From my search engine slush pile “COPD and beer”. Presumably the question is whether or not the two are compatible.
There are two answers to that:-
2. I’m going to the pub later today.
You should only drink cask beer, never keg. Lager is quite obviously gassy, but other keg beers, like stouts and bitters, contain higher levels of dissolved gas than is good for you. The gas will inflate your stomach, causing it to push up your diaphragm and constrict your lungs, impairing your breathing. You really don’t need that, and avoiding lager, at least, is a no-brainer.
Being, to whatever degree, drunk, is likely to screw with your meds, in that you’re likely to forget them. Bear that in mind.
If you are taking Theophylline-based drugs, don’t wear suede shoes –puking is likely to be a feature of your time in the pub (for much of my life I merely borrowed beer, until my meds were changed). For that reason, if you eat while you’re out, I recommend egg mayo or tuna mayo sandwiches, as they’re exactly the same coming and going.
In my experience, as my COPD worsens, the effects of alcohol are amplified – put simply, where before I was simply a little blurred around the edges, I can often be blind drunk on the same amount of beer. This is bad news, obviously. It’s also unpredictable.
For that reason, I always check the ABV (percentage of alcohol by volume), of my beer, the idea being that with stronger beers, I’ll drink less. Oddly, that never seems to work out!
No point in trying to work out your units. 1 unit is half a pint of 3.5% ABV beer. When did you last see 3.5% beer? Quite. So unless you want to spend your time with a calculator, instead of enjoying yourself, forget units.
Two things to remember. Firstly, you are likely to get much more drunk than the average well person for the same amount of booze (well friends can often be too dumb to understand that), and second, the next day you are likely to regret it more.
This is because the fluid intake boosts the amount of crap in your lungs, so if you don’t normally keep a sputum pot by your bed, you should think about doing so. That does wear off, by the way.
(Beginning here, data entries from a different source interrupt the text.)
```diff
@@ -1348,16 +1364,18 @@
         NP2_LAUNCH(k_edges_write, g1((uint64_t)rt.n_reg * 64), 256, s, rt, reg_lable, grp, ecount, eoff, ekey, eval);
 }
 void launch_edges_row(hipStream_t s, const RegionTables &rt, const uint8_t *grp, const uint32_t *ecount, const uint32_t *pj,
-                      const uint32_t *pcount, const uint8_t *alive, uint32_t R, uint32_t *band, uint32_t *row_n, uint32_t *ovf) {
-    if (R) NP2_LAUNCH(k_edges_row, g1((uint64_t)R * 64), 256, s, rt, grp, ecount, pj, pcount, alive, R, band, row_n, ovf);
+                      const uint32_t *pcount, const uint8_t *alive, uint32_t R, uint32_t *band, uint32_t *row_n, uint32_t *ovf,
+                      const uint8_t *bad, bool use_all, uint32_t *neg_pairs) {
+    if (R) NP2_LAUNCH(k_edges_row, g1((uint64_t)R * 64), 256, s, rt, grp, ecount, pj, pcount, alive, R, band, row_n, ovf, bad, use_all ? 1u : 0u, neg_pairs);
 }
 void launch_vote_rows_count(hipStream_t s, const uint32_t *band, const uint32_t *row_n, const uint8_t *bad, bool use_all, uint32_t R,
-                            uint32_t *cnt, uint32_t *nokey) {
-    if (R) NP2_LAUNCH(k_vote_rows_count, g1((uint64_t)R * 64), 256, s, band, row_n, bad, use_all ? 1u : 0u, R, cnt, nokey);
+                            uint32_t *cnt, uint32_t *nokey, const uint32_t *neg_pairs, bool may_skip) {
+    if (R) NP2_LAUNCH(k_vote_rows_count, g1((uint64_t)R * 64), 256, s, band, row_n, bad, use_all ? 1u : 0u, R, cnt, nokey, neg_pairs, may_skip ? 1u : 0u);
 }
 void launch_vote_rows_emit(hipStream_t s, const uint32_t *band, const uint32_t *row_n, const uint8_t *bad, bool use_all,
-                           const uint32_t *first_reg, uint32_t R, const uint32_t *off, void *edges, uint32_t *n_out, uint32_t *nokey) {
-    if (R) NP2_LAUNCH(k_vote_rows_emit, g1((uint64_t)R * 64), 256, s, band, row_n, bad, use_all ? 1u : 0u, first_reg, R, off, (uint2 *)edges, n_out, nokey);
+                           const uint32_t *first_reg, uint32_t R, const uint32_t *off, void *edges, uint32_t *n_out, uint32_t *nokey,
+                           const uint32_t *neg_pairs, bool may_skip) {
+    if (R) NP2_LAUNCH(k_vote_rows_emit, g1((uint64_t)R * 64), 256, s, band, row_n, bad, use_all ? 1u : 0u, first_reg, R, off, (uint2 *)edges, n_out, nokey, neg_pairs, may_skip ? 1u : 0u);
 }
 void launch_band_emit(hipStream_t s, const uint32_t *band, uint32_t R, const uint32_t *row_off, uint64_t *ukey, uint32_t *uw,
                       uint32_t *n_out, uint64_t key_add) {
```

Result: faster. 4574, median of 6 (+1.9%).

Oh, and it will worsen your GERD for that night, but sleeping on your left side will minimise that (the oesophagus enters your stomach on the right, so sleeping on your left minimises the risk of reflux), as will a bed wedge, PPI drugs and a good antacid. All of which your should have anyway. Take your PPIs before going out.
By the way, when it comes to antacids, the best you can buy is Altacite Plus, at around £3.50 for 500ml. Your pharmacy may have to order it for you, so plan ahaed. Avoid anything with Gaviscon on the label – it’s insanely expensive (someone has to pay for all that TV advertising), and no more effective than Altacite Plus (less so, in fact, in my experience).
If, on the other hand, you’re one of those annoying people who thinks 2 pints is having a good time, then none of the above is likely to apply.
Either way, enjoy.
PS: No, I’m not supposed to drink. About 50% of my drugs say not to, as do my doctors. Screw ’em. Life with COPD is incredibly shitty, and we deserve one vice.
Just don’t ’kin smoke!
PS: Drinking while taking antibiotics will harm you not at all. Just bear in mind that some will affect your sense of taste – in my experience, confirmed by a GP who likes his beer, this means it will taste more bitter than it actually is, so you may want to avoid beers that are naturally very bitter (and if you’re not sure, ask for a taste).